:: THE DATA

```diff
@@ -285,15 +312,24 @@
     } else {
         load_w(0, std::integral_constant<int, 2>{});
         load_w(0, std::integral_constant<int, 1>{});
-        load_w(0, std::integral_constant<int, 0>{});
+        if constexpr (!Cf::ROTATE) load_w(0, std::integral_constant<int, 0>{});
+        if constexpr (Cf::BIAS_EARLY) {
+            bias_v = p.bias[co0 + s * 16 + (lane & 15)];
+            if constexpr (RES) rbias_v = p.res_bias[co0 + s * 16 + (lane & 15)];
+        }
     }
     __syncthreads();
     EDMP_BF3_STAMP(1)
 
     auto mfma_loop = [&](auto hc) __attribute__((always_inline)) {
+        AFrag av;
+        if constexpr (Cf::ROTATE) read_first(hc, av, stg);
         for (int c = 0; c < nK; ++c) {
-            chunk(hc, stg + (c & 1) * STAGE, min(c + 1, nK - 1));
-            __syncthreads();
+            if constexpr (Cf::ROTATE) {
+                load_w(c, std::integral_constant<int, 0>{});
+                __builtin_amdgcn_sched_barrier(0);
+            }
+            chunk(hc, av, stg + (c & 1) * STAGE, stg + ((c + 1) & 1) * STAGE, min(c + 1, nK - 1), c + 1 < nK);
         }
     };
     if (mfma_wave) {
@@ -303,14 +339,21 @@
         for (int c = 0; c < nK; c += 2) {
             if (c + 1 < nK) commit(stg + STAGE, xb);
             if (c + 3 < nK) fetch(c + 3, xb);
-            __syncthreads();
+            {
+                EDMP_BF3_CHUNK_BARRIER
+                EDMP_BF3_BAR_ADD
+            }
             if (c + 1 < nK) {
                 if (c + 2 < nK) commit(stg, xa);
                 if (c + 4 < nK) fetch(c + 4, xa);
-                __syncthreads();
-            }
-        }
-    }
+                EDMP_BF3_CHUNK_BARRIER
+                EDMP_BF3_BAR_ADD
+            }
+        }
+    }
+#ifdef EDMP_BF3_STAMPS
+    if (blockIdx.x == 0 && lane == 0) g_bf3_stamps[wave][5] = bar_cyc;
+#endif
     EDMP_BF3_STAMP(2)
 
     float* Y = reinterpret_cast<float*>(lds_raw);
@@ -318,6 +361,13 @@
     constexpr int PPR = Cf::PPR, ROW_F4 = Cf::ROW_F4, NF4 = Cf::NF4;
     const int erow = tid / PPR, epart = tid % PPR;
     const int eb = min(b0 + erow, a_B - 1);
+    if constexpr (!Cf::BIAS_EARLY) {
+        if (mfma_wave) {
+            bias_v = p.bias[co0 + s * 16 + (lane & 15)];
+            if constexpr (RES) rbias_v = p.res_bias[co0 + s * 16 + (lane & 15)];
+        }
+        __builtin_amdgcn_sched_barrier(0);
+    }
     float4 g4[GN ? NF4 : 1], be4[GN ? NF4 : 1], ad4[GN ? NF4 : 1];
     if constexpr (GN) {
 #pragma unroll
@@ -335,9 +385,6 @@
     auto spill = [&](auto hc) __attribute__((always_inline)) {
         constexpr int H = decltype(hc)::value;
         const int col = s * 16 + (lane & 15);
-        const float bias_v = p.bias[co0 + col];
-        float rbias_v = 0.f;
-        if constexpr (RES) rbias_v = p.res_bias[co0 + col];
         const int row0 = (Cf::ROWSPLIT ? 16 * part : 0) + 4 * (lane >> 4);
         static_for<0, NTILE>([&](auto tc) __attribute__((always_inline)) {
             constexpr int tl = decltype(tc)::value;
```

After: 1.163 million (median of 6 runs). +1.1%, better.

::::
:: THE DATA

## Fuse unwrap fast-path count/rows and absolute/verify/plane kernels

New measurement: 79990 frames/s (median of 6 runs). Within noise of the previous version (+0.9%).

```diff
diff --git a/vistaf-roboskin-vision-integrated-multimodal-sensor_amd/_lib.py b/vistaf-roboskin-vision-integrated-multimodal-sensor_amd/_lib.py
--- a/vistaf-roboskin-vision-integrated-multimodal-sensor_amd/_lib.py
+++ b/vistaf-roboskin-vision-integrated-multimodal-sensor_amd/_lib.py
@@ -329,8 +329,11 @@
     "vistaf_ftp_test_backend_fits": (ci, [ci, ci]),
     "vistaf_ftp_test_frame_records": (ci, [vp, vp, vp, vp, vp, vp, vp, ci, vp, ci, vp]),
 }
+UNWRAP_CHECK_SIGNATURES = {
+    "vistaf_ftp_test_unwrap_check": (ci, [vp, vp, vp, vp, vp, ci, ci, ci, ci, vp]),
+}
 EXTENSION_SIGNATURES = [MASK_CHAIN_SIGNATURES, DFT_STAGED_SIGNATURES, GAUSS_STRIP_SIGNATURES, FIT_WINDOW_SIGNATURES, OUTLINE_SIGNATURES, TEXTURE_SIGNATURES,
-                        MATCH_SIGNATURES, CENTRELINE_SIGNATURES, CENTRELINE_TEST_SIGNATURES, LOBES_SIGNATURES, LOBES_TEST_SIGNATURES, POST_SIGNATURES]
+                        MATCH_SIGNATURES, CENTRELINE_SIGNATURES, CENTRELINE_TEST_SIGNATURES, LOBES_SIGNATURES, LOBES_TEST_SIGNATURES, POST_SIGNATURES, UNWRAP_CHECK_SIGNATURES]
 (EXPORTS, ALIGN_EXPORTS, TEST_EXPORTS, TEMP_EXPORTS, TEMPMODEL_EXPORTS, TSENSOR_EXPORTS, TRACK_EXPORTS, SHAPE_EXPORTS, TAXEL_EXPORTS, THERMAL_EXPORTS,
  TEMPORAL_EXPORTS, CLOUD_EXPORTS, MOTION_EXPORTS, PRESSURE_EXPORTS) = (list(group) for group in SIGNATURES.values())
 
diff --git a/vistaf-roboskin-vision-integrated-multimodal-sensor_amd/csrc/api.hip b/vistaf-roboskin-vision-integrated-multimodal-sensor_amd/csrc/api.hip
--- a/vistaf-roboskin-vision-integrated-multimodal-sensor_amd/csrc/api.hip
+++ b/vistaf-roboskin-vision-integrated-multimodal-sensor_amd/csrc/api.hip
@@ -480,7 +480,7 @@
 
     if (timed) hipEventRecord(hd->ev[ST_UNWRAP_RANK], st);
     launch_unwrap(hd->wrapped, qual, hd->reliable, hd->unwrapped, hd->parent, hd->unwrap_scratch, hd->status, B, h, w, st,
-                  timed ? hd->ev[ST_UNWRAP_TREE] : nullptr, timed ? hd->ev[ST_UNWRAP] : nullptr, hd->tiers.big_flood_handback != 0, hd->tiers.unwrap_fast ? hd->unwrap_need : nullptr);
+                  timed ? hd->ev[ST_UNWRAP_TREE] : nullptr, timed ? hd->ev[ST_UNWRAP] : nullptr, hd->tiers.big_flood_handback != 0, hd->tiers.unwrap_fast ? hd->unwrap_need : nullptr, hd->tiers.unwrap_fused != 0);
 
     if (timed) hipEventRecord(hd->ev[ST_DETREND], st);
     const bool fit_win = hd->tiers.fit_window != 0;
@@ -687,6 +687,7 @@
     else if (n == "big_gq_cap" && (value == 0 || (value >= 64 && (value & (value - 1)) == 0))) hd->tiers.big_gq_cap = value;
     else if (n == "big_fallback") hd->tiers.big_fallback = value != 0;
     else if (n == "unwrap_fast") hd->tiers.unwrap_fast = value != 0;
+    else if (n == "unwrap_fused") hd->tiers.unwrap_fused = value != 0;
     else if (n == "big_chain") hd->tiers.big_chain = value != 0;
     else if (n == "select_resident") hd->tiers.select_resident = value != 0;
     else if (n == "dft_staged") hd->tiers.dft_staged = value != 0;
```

::::
:: THE DATA

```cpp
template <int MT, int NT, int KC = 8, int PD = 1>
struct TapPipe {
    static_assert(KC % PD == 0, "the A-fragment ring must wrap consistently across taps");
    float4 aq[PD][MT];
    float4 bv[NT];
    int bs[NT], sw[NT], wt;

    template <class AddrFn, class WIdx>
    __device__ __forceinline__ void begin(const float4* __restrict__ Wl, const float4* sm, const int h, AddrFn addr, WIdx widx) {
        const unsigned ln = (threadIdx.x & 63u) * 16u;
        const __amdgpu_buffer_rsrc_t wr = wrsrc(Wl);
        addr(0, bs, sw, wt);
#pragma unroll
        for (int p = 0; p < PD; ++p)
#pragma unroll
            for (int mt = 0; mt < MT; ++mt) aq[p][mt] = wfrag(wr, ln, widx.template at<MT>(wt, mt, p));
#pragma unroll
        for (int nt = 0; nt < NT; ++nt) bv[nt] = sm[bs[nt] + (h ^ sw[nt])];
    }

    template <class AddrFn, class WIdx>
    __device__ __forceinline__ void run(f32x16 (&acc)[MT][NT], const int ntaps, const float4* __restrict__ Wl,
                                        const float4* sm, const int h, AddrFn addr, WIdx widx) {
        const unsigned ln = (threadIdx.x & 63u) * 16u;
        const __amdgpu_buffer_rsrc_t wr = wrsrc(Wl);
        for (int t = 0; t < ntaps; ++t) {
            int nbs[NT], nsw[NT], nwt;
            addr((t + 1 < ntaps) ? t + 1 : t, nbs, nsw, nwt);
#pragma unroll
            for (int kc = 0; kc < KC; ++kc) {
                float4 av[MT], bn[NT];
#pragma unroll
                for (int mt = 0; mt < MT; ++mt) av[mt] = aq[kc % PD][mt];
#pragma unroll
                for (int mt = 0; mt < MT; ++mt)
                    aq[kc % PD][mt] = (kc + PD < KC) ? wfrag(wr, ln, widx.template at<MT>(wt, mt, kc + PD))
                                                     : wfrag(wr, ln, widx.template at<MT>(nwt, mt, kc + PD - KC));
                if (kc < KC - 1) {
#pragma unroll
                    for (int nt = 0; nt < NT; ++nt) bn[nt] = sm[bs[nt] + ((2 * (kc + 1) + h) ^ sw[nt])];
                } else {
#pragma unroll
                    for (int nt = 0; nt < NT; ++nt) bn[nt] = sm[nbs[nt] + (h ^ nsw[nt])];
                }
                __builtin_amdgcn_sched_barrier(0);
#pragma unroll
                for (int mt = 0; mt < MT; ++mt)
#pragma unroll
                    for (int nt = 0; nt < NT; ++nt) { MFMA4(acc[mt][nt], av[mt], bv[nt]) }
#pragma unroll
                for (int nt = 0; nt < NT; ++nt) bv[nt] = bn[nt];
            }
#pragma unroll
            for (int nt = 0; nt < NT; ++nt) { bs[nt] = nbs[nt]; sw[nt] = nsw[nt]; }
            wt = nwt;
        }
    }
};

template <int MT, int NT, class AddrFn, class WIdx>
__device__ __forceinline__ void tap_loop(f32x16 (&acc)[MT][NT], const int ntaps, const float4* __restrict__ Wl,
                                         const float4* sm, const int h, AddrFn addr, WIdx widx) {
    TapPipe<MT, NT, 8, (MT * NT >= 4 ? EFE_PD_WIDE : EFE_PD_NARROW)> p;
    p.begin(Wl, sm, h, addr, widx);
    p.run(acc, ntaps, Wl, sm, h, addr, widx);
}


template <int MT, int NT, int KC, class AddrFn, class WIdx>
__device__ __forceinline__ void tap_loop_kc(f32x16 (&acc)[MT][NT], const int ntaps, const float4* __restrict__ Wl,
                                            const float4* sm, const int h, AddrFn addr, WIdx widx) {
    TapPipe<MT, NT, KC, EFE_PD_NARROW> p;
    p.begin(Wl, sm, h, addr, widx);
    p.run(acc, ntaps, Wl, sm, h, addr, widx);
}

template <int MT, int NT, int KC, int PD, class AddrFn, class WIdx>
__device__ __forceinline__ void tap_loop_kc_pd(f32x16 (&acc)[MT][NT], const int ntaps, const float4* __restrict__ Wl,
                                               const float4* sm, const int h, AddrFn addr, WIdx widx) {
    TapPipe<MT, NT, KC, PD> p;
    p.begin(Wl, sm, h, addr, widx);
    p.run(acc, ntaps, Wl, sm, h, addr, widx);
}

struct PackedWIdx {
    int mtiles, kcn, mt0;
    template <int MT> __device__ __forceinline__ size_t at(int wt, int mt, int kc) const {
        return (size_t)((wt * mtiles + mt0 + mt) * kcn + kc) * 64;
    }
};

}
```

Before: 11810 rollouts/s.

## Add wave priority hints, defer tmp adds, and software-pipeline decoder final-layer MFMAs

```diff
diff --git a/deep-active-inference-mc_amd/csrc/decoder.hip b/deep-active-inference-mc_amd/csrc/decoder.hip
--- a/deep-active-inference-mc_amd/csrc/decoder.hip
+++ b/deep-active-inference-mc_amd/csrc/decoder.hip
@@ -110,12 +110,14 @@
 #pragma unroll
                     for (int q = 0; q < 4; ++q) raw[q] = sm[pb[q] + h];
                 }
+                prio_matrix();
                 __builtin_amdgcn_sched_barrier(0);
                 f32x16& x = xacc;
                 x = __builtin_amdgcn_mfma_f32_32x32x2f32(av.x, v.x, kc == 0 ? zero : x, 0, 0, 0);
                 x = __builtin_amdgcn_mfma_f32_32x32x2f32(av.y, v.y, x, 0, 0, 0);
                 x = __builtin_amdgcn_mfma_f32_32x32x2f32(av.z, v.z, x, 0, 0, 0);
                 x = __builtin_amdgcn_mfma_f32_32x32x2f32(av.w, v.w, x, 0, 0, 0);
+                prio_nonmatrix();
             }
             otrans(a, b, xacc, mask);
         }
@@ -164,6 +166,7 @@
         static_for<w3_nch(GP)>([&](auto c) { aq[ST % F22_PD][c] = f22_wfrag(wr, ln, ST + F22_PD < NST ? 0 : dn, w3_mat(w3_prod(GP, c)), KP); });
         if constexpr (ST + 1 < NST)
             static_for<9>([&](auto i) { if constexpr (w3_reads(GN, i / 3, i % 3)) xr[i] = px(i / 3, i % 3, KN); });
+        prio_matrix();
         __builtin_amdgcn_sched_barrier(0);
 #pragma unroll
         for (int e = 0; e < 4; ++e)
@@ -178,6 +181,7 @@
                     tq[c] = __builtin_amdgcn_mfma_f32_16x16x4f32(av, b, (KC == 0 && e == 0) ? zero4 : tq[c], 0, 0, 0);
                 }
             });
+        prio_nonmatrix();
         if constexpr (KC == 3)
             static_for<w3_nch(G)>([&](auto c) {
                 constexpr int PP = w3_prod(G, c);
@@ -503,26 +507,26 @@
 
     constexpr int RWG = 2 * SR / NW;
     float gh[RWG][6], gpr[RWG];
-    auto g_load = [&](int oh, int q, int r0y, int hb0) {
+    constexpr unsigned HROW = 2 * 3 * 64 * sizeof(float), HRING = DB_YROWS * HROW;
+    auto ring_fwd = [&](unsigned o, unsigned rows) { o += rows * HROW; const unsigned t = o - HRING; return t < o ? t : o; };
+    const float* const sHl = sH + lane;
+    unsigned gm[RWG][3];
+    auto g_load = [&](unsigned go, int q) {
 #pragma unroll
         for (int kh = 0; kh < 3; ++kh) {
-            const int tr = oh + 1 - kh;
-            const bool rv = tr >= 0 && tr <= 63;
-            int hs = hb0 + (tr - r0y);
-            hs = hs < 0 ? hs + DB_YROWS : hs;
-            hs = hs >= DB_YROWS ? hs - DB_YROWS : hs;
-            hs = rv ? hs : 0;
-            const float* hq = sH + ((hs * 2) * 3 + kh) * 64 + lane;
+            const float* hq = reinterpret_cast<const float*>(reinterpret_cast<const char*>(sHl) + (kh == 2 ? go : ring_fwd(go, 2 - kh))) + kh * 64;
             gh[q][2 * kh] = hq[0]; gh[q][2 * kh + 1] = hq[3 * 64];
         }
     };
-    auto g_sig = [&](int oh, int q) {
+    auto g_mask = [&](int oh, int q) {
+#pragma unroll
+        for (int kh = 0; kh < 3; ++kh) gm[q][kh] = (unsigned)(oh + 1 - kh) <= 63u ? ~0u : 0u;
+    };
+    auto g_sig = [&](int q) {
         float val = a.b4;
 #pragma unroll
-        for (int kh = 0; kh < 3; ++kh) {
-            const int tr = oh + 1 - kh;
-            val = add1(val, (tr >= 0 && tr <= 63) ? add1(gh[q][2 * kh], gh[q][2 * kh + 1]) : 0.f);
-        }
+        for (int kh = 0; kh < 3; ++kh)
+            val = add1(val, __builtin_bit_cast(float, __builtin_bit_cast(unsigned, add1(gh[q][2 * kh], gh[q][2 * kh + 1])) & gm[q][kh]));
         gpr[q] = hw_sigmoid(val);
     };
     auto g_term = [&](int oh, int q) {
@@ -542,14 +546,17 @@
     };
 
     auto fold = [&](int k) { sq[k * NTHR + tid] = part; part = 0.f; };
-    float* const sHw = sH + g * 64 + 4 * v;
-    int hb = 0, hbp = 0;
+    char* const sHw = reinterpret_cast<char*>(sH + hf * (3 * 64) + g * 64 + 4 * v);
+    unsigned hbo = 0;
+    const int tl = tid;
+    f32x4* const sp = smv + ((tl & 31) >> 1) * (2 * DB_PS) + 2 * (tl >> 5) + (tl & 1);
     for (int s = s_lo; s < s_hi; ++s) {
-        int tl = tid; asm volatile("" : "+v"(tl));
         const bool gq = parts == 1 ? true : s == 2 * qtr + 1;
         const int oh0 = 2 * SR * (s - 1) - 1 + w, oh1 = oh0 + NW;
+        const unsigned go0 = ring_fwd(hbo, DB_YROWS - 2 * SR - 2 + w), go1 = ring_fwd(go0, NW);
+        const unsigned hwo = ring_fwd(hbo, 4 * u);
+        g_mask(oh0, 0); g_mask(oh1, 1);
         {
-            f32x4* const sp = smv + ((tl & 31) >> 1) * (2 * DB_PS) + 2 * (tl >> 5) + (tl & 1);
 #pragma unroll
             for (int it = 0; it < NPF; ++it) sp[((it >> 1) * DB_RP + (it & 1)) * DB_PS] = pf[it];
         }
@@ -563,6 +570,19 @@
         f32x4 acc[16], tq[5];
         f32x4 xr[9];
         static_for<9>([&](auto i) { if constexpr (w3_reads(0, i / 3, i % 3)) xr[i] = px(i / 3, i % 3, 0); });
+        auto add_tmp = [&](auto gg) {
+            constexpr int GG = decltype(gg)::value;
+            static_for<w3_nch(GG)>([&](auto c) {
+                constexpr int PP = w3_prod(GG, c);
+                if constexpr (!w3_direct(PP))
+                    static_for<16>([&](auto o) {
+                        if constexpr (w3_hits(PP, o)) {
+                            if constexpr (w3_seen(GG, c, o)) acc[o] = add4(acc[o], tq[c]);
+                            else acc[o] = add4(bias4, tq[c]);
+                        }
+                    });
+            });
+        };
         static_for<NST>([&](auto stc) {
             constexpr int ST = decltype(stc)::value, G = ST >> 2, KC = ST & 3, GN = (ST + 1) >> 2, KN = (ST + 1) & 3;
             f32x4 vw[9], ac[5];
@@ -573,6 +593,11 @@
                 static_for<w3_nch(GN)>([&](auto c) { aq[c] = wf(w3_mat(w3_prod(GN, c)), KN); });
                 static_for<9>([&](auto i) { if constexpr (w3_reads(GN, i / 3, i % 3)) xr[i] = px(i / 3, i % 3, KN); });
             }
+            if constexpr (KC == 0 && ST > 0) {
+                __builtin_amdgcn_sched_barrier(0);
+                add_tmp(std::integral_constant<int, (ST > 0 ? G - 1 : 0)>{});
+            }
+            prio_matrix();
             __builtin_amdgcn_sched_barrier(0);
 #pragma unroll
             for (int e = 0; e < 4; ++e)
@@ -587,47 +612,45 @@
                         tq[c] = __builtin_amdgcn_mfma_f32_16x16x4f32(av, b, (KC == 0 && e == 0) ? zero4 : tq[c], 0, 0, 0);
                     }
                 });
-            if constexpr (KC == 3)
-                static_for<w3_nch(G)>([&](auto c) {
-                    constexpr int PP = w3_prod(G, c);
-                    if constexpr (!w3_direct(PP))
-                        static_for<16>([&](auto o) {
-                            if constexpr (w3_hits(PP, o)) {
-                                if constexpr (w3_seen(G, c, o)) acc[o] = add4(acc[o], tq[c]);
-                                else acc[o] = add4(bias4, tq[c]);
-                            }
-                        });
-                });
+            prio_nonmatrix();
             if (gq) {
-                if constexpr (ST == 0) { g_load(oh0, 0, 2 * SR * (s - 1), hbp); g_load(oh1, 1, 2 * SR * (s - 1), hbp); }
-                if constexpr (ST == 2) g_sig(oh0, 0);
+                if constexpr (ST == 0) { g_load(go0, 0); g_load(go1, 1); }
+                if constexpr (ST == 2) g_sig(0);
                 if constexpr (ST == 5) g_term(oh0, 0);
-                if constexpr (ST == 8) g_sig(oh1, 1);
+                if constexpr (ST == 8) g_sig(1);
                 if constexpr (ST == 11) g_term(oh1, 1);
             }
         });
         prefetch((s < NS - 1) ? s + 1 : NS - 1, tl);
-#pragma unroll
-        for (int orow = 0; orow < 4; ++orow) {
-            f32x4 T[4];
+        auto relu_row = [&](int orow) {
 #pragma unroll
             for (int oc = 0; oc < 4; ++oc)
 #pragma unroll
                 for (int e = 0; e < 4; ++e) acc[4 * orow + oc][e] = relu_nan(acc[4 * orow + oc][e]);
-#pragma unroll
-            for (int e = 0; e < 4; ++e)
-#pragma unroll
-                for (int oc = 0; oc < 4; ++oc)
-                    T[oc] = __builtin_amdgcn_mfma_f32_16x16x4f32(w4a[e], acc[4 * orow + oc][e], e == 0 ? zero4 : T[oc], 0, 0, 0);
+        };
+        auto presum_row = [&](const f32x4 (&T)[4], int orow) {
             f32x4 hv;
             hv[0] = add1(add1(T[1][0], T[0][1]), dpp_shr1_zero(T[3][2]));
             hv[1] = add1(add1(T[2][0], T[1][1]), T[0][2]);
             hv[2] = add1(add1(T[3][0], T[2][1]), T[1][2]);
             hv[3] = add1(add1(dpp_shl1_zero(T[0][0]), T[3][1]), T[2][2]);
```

::::

## WORK ORDER
Extract every line above containing the word "ntaps".

## WRITTEN ANSWER
    __device__ __forceinline__ void run(f32x16 (&acc)[MT][NT], const int ntaps, const float4* __restrict__ Wl,
        for (int t = 0; t < ntaps; ++t) {
            addr((t + 1 < ntaps) ? t + 1 : t, nbs, nsw, nwt);
__device__ __forceinline__ void tap_loop(f32x16 (&acc)[MT][NT], const int ntaps, const float4* __restrict__ Wl,
    p.run(acc, ntaps, Wl, sm, h, addr, widx);
__device__ __forceinline__ void tap_loop_kc(f32x16 (&acc)[MT][NT], const int ntaps, const float4* __restrict__ Wl,
    p.run(acc, ntaps, Wl, sm, h, addr, widx);
__device__ __forceinline__ void tap_loop_kc_pd(f32x16 (&acc)[MT][NT], const int ntaps, const float4* __restrict__ Wl,
    p.run(acc, ntaps, Wl, sm, h, addr, widx);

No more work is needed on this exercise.